Some of those non-words were gorgeous: costyhibbles, neatherden, quiffiness, concodion

alexandros · on June 26, 2014

Maybe they should spin their word generator off into a domain name finder?

viraptor · on June 26, 2014

Quiffiness looks like a perfectly cromulent word.

Lord_DeathMatch · on June 26, 2014

Can't seem to progress beyond the initial press yes or no screen, with no js errors in the console. Odd.

yread · on June 26, 2014

related http://testyourvocab.com/

djf1 · on June 26, 2014

It seems to me, that much personal information should be transmitted over a secure connection.

nodata · on June 26, 2014

Why did they make the interface so tricky? I think they're testing two things here...

koffiezet · on June 26, 2014

They also test response time, they want to make it an easy left/right decision to record the time it takes to recognize a word.

fredley · on June 26, 2014

Native, 84%. I missed 'pshaw', but 'myeah' is apparently a non-word!

theophrastus · on June 26, 2014

same for me. however they declared "clead" to be a non-word and well, http://www.merriam-webster.com/dictionary/clead makes one wonder how well their database would score against the OED

bitexploder · on June 26, 2014

90%. Native speaker. The non words were gems, blurishness... why did I say yes to that?

Smaug123 · on June 26, 2014

But "gems" is a word - as in "gemstones".

Dragonai · on June 26, 2014

Haha you may have parsed bitexploder's comment slightly incorrectly.

> The non words were gems, blurishness... why did I say yes to that?

Try reading that as:

> The non words were gems. Blurishness... why did I say yes to that?

judk · on June 26, 2014

Apropos, the title spells Ghent differently from the domain name.

impy · on June 26, 2014

Ghent is the English translation of the Belgian city Gent.

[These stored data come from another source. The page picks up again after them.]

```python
@HEADS.register_module()
class Lambda_L2Net(L_AnchorHead):
    def __init__(self, num_classes, in_channels, stacked_convs=4, conv_cfg=None, norm_cfg=None,
                 anchor_generator=dict(type='AnchorGenerator', octave_base_scale=4, scales_per_octave=3, ratios=[0.5, 1.0, 2.0],
                                       strides=[8, 16, 32, 64, 128]),
                 init_cfg=dict(type='Normal', layer='Conv2d', std=0.01,
                               override=dict(type='Normal', name='retina_cls', std=0.01, bias_prob=0.01)), **kwargs):
        self.stacked_convs, self.conv_cfg, self.norm_cfg = stacked_convs, conv_cfg, norm_cfg
        self.isTrainD = False
        super().__init__(num_classes, in_channels, anchor_generator=anchor_generator, init_cfg=init_cfg, **kwargs)
        self.L_names = ['retina_L', 'L_convs']

    def _init_layers(self):
        self.relu = nn.ReLU(inplace=True)
        self.cls_convs, self.reg_convs, self.L_convs = nn.ModuleList(), nn.ModuleList(), nn.ModuleList()
        for i in range(self.stacked_convs):
            chn = self.in_channels if i == 0 else self.feat_channels
            for tower in (self.cls_convs, self.reg_convs, self.L_convs):
                tower.append(ConvModule(chn, self.feat_channels, 3, stride=1, padding=1, conv_cfg=self.conv_cfg, norm_cfg=self.norm_cfg))
        self.retina_cls = Conv2d(self.feat_channels, self.num_anchors * self.cls_out_channels, 3, padding=1)
        self.retina_reg = Conv2d(self.feat_channels, self.num_anchors * 4, 3, padding=1)
        self.retina_L = Conv2d(self.feat_channels, self.num_anchors, 3, padding=1)

    def forward_train(self, x, img_metas, gt_bboxes, gt_labels=None, gt_bboxes_ignore=None, proposal_cfg=None, **kwargs):
        outs = self.forward(x, **kwargs)
        loss_inputs = outs + (None, gt_bboxes, gt_labels, img_metas)
        return self.loss(*loss_inputs, gt_bboxes_ignore=gt_bboxes_ignore, **kwargs)

    def forward_train_L(self, prev_loss, head_out, x, **kwargs):
        L_scores = self.forward_L(x, head_out, **kwargs)
        return self.loss_L(L_scores, head_out, prev_loss, **kwargs)

    def forward(self, feats, **kwargs):
        feats = list(feats)
        cls_feat, reg_feat = (list(t) for t in zip(*[AF.fork(f, 2) for f in feats]))
        if len(self.cls_convs) == len(self.reg_convs) and all(m.with_activation for m in list(self.cls_convs) + list(self.reg_convs)):
            import os
            ride = (torch.is_grad_enabled() and self.training and os.environ.get('AOD_MEH_RIDER', '1') != '0'
                    and len(self.L_convs) == len(self.cls_convs) and all(m.with_activation for m in self.L_convs)
                    and feats[0].dtype == torch.bfloat16)
            self._L_pre = None
            L_rows, L_outs = (AF.multi_rows([f.detach() for f in feats])[0] if ride else None), []
            for i, (cc, rc) in enumerate(zip(self.cls_convs, self.reg_convs)):
                if L_rows is not None:
                    cls_feat, reg_feat, L_rows = AF.conv_pair_act(cls_feat, reg_feat, cc.conv, rc.conv, sole_consumer=i > 0,
                                                                  rider=(self.L_convs[i].conv, L_rows))
                    L_outs.append(L_rows)
                else:
                    cls_feat, reg_feat = AF.conv_pair_act(cls_feat, reg_feat, cc.conv, rc.conv, sole_consumer=i > 0)
            if ride and len(L_outs) == len(self.L_convs) and all(o is not None for o in L_outs):
                self._L_pre = (feats[0].data_ptr(), tuple(feats[0].shape), [m.conv.weight._version for m in self.L_convs], L_outs)
        else:
            for i, conv in enumerate(self.cls_convs):
                cls_feat = conv(cls_feat, sole_consumer=i > 0)
            for i, conv in enumerate(self.reg_convs):
                reg_feat = conv(reg_feat, sole_consumer=i > 0)
        return (self.retina_cls(cls_feat, out_f32=True, sole_consumer=len(self.cls_convs) > 0),
                self.retina_reg(reg_feat, out_f32=True, sole_consumer=len(self.reg_convs) > 0, sparse_grad=True))

    def forward_cls_dropout(self, feats):
        assert AF.mc_dropout_active() and not torch.is_grad_enabled()
# ... 135 lines not shown
```

### include/aod_hip.h

```cpp
#ifndef AOD_HIP_H
#define AOD_HIP_H
#include <stddef.h>
#include <stdint.h>

#ifdef __cplusplus
extern "C" {
#endif

typedef void* aod_stream_t;

const char* aod_last_error(void);
int aod_version(void);

typedef struct {
  int32_t B, H, W;
  int32_t OH, OW;
  int64_t src_row0;
  int64_t dst_row0;
} aod_conv_seg_t;

typedef struct {
  int32_t C, N;
  int32_t R, S;
  int32_t stride, pad, dil;
// ... 58 lines not shown
                           const float* s2, const float* b2, const void* w3f, const float* s3, const float* b3, void* y, void* t1, void* t2,
                           aod_stream_t stream);
int aod_bottleneck256f_bwd(const void* g, int B, int H, int W, const void* wd3f, const void* wd2f, const void* wd1f, const void* act_t2,
                           const void* act_t1, const void* act_x, void* gx, void* gt2, void* gt1, float* colsum_t2, float* colsum_t1,
                           float* colsum_x, aod_stream_t stream);

int aod_conv2d_grouped(const aod_conv_desc_t* desc, int ngroups, const void* const* src, const void* const* w_packed, void* const* dst,
                       const float* const* pre_shift, const void* const* mask, float* const* colsum, aod_stream_t stream);

int aod_conv2d_ws_map(const aod_conv_desc_t* desc, const void* src, const void* w_packed, void* dst, const float* pre_scale,
                      const float* pre_shift, const void* res, const void* mask, const float* post_scale, void* zraw, float* colsum,
                      void* workspace, size_t workspace_bytes, const void* in_map, void* out_map, aod_stream_t stream);
int aod_conv2d_grouped_map(const aod_conv_desc_t* desc, int ngroups, const void* const* src, const void* const* w_packed, void* const* dst,
                           const float* const* pre_shift, const void* const* mask, float* const* colsum, const void* const* in_map,
                           void* const* out_map, aod_stream_t stream);

int aod_conv2d_wgrad(const aod_conv_desc_t* desc, const void* x, const void* dz, float* dw_f32,
                     const void* row_table, aod_stream_t stream);
int aod_conv2d_wgrad_splits(const aod_conv_desc_t* desc);
int aod_conv2d_wgrad_slabs(const aod_conv_desc_t* desc, const void* x, const void* dz, float* slabs, int nslabs, int64_t slab_stride,
                           const void* row_table, aod_stream_t stream);
int aod_conv2d_wgrad_group_plan(const aod_conv_desc_t* const* descs, int n, int32_t* splits_out);
int aod_conv2d_wgrad_grouped(const aod_conv_desc_t* const* descs, int n, const void* const* x, const void* const* dz, float* const* slabs,
                             const int32_t* nslabs, const int64_t* slab_stride, const void* const* row_table, aod_stream_t stream);
int aod_conv2d_wgrad_grouped_map(const aod_conv_desc_t* const* descs, int n, const void* const* x, const void* const* dz, float* const* slabs,
                                 const int32_t* nslabs, const int64_t* slab_stride, const void* const* row_table, const void* const* dz_map,
                                 aod_stream_t stream);
int aod_conv2d_wgrad_plan(const aod_conv_desc_t* const* descs, int n, int32_t* form, int32_t* splits, int32_t* rows_per_split);
int aod_conv2d_wgrad_slabs_map(const aod_conv_desc_t* desc, const void* x, const void* dz, float* slabs, int nslabs, int64_t slab_stride,
                               const void* row_table, const void* dz_map, aod_stream_t stream);
// ... 270 lines not shown
```

Baseline: 687.2.

## Skip forward reg-branch conv rows where bbox weights are zero via row-activity maps

Computes targets before the head forward, builds per-64-row activity maps from nonzero bbox weights, and dilates them back through the conv chain in one single-block kernel. The grouped forward conv launches then pass these maps as output maps for the reg and rider members, so tiles whose rows feed no regression loss can be skipped. The grouped tile/group dealing is also changed to rotate groups across XCDs when mapped. This adds two extra small kernels plus a host-side target computation moved earlier, and relies on skipped rows never being read downstream.

```diff
diff --git a/aod_meh_hua_amd/_C.py b/aod_meh_hua_amd/_C.py
--- a/aod_meh_hua_amd/_C.py
+++ b/aod_meh_hua_amd/_C.py
@@ -60,6 +60,9 @@
     'aod_conv2d_grouped': (C.c_int, [C.POINTER(ConvDesc), I32, P, P, P, P, P, P, P]),
     'aod_conv2d_ws_map': (C.c_int, [C.POINTER(ConvDesc), P, P, P, P, P, P, P, P, P, P, P, SZ, P, P, P]),
     'aod_conv2d_grouped_map': (C.c_int, [C.POINTER(ConvDesc), I32, P, P, P, P, P, P, P, P, P]),
+    'aod_fwd_row_maps': (C.c_int, [C.POINTER(ConvDesc), P, I32, I32, P, P]),
+    'aod_conv2d_grouped_fwd_map': (C.c_int, [C.POINTER(ConvDesc), I32, P, P, P, P, P, P]),
+    'aod_conv2d_grouped_deal': (C.c_int, [I32, I32, I32, P, P]),
     'aod_halo_conv3x3_applies': (C.c_int, [C.POINTER(ConvDesc)]),
     'aod_halo_conv3x3': (C.c_int, [C.POINTER(ConvDesc), P, P, P, P, P, P, P]),
     'aod_conv2d_wgrad': (C.c_int, [C.POINTER(ConvDesc), P, P, P, P, P]),
diff --git a/aod_meh_hua_amd/csrc/conv.hip b/aod_meh_hua_amd/csrc/conv.hip
--- a/aod_meh_hua_amd/csrc/conv.hip
+++ b/aod_meh_hua_amd/csrc/conv.hip
@@ -51,9 +51,20 @@
   return q;
 }
 
-__device__ __forceinline__ int xcd_swizzle(int bid, int nwg) {
+__host__ __device__ __forceinline__ int xcd_swizzle(int bid, int nwg) {
   const int q = nwg >> 3, r = nwg & 7, xcd = bid & 7, j = bid >> 3;
   return (xcd < r ? xcd * (q + 1) : r * (q + 1) + (xcd - r) * q) + j;
+}
+
+__host__ __device__ __forceinline__ void conv_grouped_deal(int bid, int nwg, int ngroups, int mapped, int& tile, int& group) {
+  if (!mapped) {
+    const int wg = xcd_swizzle(bid, nwg * ngroups);
+    tile = wg % nwg; group = wg / nwg;
+    return;
+  }
+  tile = bid / ngroups;
+  const int turn = (ngroups & 1) ? 0 : (tile * ngroups) >> 3;
+  group = (bid - tile * ngroups + turn) % ngroups;
 }
 
 template <int BM, int BN, int NT, int OPS, bool GROUPED, int ST, bool X3>
@@ -87,8 +98,8 @@
     const int x = blockIdx.x & 7, j = blockIdx.x >> 3, q = j & 3, k = j >> 2, tq = nwg >> 2;
     wg = q * tq + x * (tq >> 3) + k;
   } else wg = blockIdx.x;
-  const bool il = GROUPED && p.interleave;
-  const int tile = il ? wg / p.ngroups : wg % nwg, zz = il ? wg % p.ngroups : wg / nwg;
+  int tile = wg % nwg, zz = wg / nwg;
+  if (GROUPED && p.interleave) conv_grouped_deal(blockIdx.x, nwg, p.ngroups, 1, tile, zz);
   const int kz = GROUPED ? 0 : zz;
   const int gi = GROUPED ? zz : 0;
 #define AOD_GSEL(f, dflt) (GROUPED ? (gi == 0 ? p.grp[0].f : (gi == 1 ? p.grp[1].f : (gi == 2 ? p.grp[2].f : p.grp[3].f))) : (dflt))
@@ -958,13 +969,13 @@
   static const Once& once() { static const Once k{}; return k; }
 
   enum Call { X3P_OVER_256, X3_TILE_192, X3P_GROUPED, X3P, X3P_PRE, X3P_BN, X3P_DGRAD, X3P_LATTICE, X3P_MIN_STEPS, X3P_PRE_MIN_STEPS, X3P_MIN_TILES,
-              X3P_ROT, SPARSE_BWD, NCALL };
+              X3P_ROT, SPARSE_BWD, SPARSE_FWD, NCALL };
   const char* val[NCALL];
   unsigned seen = 0;
   const char* call(Call k) {
     static const char* const names[NCALL] = {"AOD_X3P_OVER_256", "AOD_X3_TILE_192", "AOD_X3P_GROUPED", "AOD_X3P", "AOD_X3P_PRE", "AOD_X3P_BN",
                                              "AOD_X3P_DGRAD", "AOD_X3P_LATTICE", "AOD_X3P_MIN_STEPS", "AOD_X3P_PRE_MIN_STEPS", "AOD_X3P_MIN_TILES",
-                                             "AOD_X3P_ROT", "AOD_SPARSE_BWD"};
+                                             "AOD_X3P_ROT", "AOD_SPARSE_BWD", "AOD_SPARSE_FWD"};
     if (!((seen >> k) & 1u)) { val[k] = getenv(names[k]); seen |= 1u << k; }
     return val[k];
   }
@@ -1069,9 +1080,7 @@
 }
 
 struct MapGeo { int nseg, M, R, S, pad, dil; int segH[8], segW[8], seg_mend[8]; };
-__global__ __launch_bounds__(256) void row_map_dilate_kernel(const unsigned char* __restrict__ in, unsigned char* __restrict__ out, const MapGeo g) {
-  const int b = (int)(blockIdx.x * 256 + threadIdx.x);
-  if (b >= (g.M + 63) >> 6) return;
+__device__ __forceinline__ unsigned char row_map_dilate_at(const unsigned char* in, int b, const MapGeo& g) {
   const int r0 = b << 6, r1 = r0 + 63 < g.M ? r0 + 63 : g.M - 1;
   const int up = (g.R - 1) * g.dil - g.pad, dn = g.pad, lf = (g.S - 1) * g.dil - g.pad, rt = g.pad;
   int any = 0;
@@ -1087,7 +1096,51 @@
     a = a > ia ? a : ia; z = z < iz ? z : iz;
     for (int k = (s0 + a) >> 6; k <= (s0 + z) >> 6; ++k) any |= in[k];
   }
-  out[b] = any ? 1 : 0;
+  return any ? 1 : 0;
+}
+__global__ __launch_bounds__(256) void row_map_dilate_kernel(const unsigned char* __restrict__ in, unsigned char* __restrict__ out, const MapGeo g) {
+  const int b = (int)(blockIdx.x * 256 + threadIdx.x);
+  if (b >= (g.M + 63) >> 6) return;
+  out[b] = row_map_dilate_at(in, b, g);
+}
+
+struct FwdMapChain { unsigned char* m[8]; int n; };
+__global__ __launch_bounds__(256) void fwd_row_map_kernel(const float* __restrict__ bw, unsigned char* __restrict__ out, long long rows, int fpr) {
+  const long long r0 = (long long)blockIdx.x * 64, r1 = r0 + 64 < rows ? r0 + 64 : rows;
+  const float4* const src = reinterpret_cast<const float4*>(bw + r0 * fpr);
+  const int n4 = (int)((r1 - r0) * (fpr >> 2));
+  int any = 0;
+  for (int i = (int)threadIdx.x; i < n4; i += 256) {
+    const float4 v = src[i];
+    any |= (v.x != 0.f || v.y != 0.f || v.z != 0.f || v.w != 0.f) ? 1 : 0;
+  }
+  any = __syncthreads_or(any);
+  if (threadIdx.x == 0) out[blockIdx.x] = any ? 1 : 0;
+}
+template <int LDS_BLOCKS>
+__global__ __launch_bounds__(1024) void fwd_map_chain_kernel(const FwdMapChain c, const MapGeo g) {
+  const int nblk = (g.M + 63) >> 6;
+  if constexpr (LDS_BLOCKS > 0) {
+    __shared__ unsigned char buf[2][LDS_BLOCKS];
+    for (int b = (int)threadIdx.x; b < nblk; b += 1024) buf[0][b] = c.m[0][b];
+    __syncthreads();
+    for (int k = 1; k < c.n; ++k) {
+      const unsigned char* const in = buf[(k - 1) & 1];
+      unsigned char* const out = buf[k & 1];
+      for (int b = (int)threadIdx.x; b < nblk; b += 1024) {
+        const unsigned char v = row_map_dilate_at(in, b, g);
+        out[b] = v;
+        c.m[k][b] = v;
+      }
+      __syncthreads();
+    }
+  } else {
+    for (int k = 1; k < c.n; ++k) {
+      for (int b = (int)threadIdx.x; b < nblk; b += 1024) c.m[k][b] = row_map_dilate_at(c.m[k - 1], b, g);
+      __threadfence_block();
+      __syncthreads();
+    }
+  }
 }
 
 static int conv_map_setup(ConvKParams& p, int ngroups, const void* const* in_map, void* const* out_map, hipStream_t st) {
@@ -1123,6 +1176,38 @@
     if (ngroups) { p.grp[g].omap = (const unsigned char*)out_map[g]; p.interleave = 1; }
     else p.omap = (const unsigned char*)out_map[g];
   }
+  return 0;
+}
+
+static int conv_map_geo(const ConvKParams& p, MapGeo& mg, bool dense_src) {
+  AOD_CHECK_ARG(p.x3 && p.stride == 1 && !p.out_f32 && !p.perm && !p.up_w, "conv (map): row-activity maps exist for x3 stride-1 launches with X-layout rows only");
+  AOD_CHECK_ARG((p.R - 1) * p.dil >= p.pad && (p.S - 1) * p.dil >= p.pad, "conv (map): padding beyond the filter");
+  memset(&mg, 0, sizeof(mg));
+  mg.nseg = p.nseg; mg.M = p.M; mg.R = p.R; mg.S = p.S; mg.pad = p.pad; mg.dil = p.dil;
+  for (int i = 0; i < p.nseg; ++i) {
+    const long long m0 = i ? p.seg_mend[i - 1] : 0;
+    AOD_CHECK_ARG(p.segH[i] == p.segOH[i] && p.segW[i] == p.segOW[i] && (!dense_src || p.seg_src0[i] == m0) && p.seg_dst0[i] == m0,
+                  "conv (map): segment %d is not a dense same-size map (the destination rows must be the GEMM rows)", i);
+    mg.segH[i] = p.segH[i]; mg.segW[i] = p.segW[i]; mg.seg_mend[i] = p.seg_mend[i];
+  }
+  return 0;
+}
+
+static int conv_fwd_map_setup(ConvKParams& p, int ngroups, const void* const* omap) {
+  bool any = false;
+  for (int g = 0; g < ngroups; ++g) any = any || omap[g];
+  if (!any || p.M == 0) return 0;
+  AOD_CHECK_ARG(!p.transposed, "conv_grouped (forward map): a dgrad descriptor -- its maps go through aod_conv2d_grouped_map");
+  AOD_CHECK_ARG(!p.pre_scale && !p.res && !p.post_scale && !p.zraw, "conv_grouped (forward map): scale / residual / raw-sum operands are not supported");
+  for (int g = 0; g < ngroups; ++g)
+    AOD_CHECK_ARG(!p.grp[g].mask && !p.grp[g].colsum, "conv_grouped (forward map): member %d carries a mask or column sums", g);
+  MapGeo mg;
+  const int rc = conv_map_geo(p, mg, false);
+  if (rc) return rc;
+  ConvKnobs kn;
+  if (kn.is(ConvKnobs::SPARSE_FWD, '0')) return 0;
+  for (int g = 0; g < ngroups; ++g) p.grp[g].omap = (const unsigned char*)omap[g];
+  p.interleave = 1;
   return 0;
 }
 
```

namenotrequired · on June 26, 2014

Non native, 67%.

yread · on June 26, 2014

for science! Non-native: 81%

EDIT: and 0 non-words

hornd · on June 26, 2014

Pretty impressive! Native speaker: 69%.

Leaned on the side of `no`: 0 non word yesses at least.

pc86 · on June 26, 2014

Yes given the admonishment about "heavy penalties" at the beginning I hit no on any word I was on the fence about (and accidentally when I got to "triennially"). 71% as a native speaker.

sean_the_geek · on June 26, 2014

non-native : 67% It's good to hear that I know 67% of English words.

anathebealio · on June 26, 2014

I wish they had the statistics available for people who complete the test. It would be interesting to look at how native speakers and non native speakers differ.

coriny · on June 26, 2014

OK, I failed this test before I even got to it. Apparently you are only allowed to put one country in the "Where did you grow up in?" question. I don't know why they aren't interested in the verbal abilities of the large number of people whose parents weren't sedentary - e.g. military, mining industry, diplomats, aid, disaster, mega-construction etc etc.

/whine over.

EDIT: Also, no way to communicate this flaw to them (I'm not on Twitter).

pc86 · on June 26, 2014

Well, there is a way to communicate this flaw to them. You've just chosen not to participate in that medium.

coriny · on June 26, 2014

True. I could also walk over to the place and tell them in person (after a flight and a drive etc). My thoughts are that if you are asking people to volunteer to contribute, expecting people to sign up to a third party in order to communicate is not "frictionless". After all, there is thing called email that's been around for a while and is used by, pretty much, everyone. Also post forms. The main reason for using Twitter (my belief) is to get your users to promote you for free.

Luc · on June 26, 2014

Oops, you closed the whine tag too early!

coriny · on June 26, 2014

I know! That's annoying me as well! ;)

codeulike · on June 26, 2014

Because having a multi-select plays havoc with stats.

coriny · on June 26, 2014

Which is a terrible excuse for putting a fundamental flaw into the analysis. It's building a big assumption into the model that's known not to hold true in reality. Especially as the mis-represented cohort will, linguistically, be one of the most interesting - likely above average intelligence and a very different exposure to language. I suspect personally it's an oversight.

EDIT: Or, as is dawning on me, I might have missed a bit of sarcasm?

judk · on June 26, 2014

Indeed, reality has a nasty habit of confounding our models.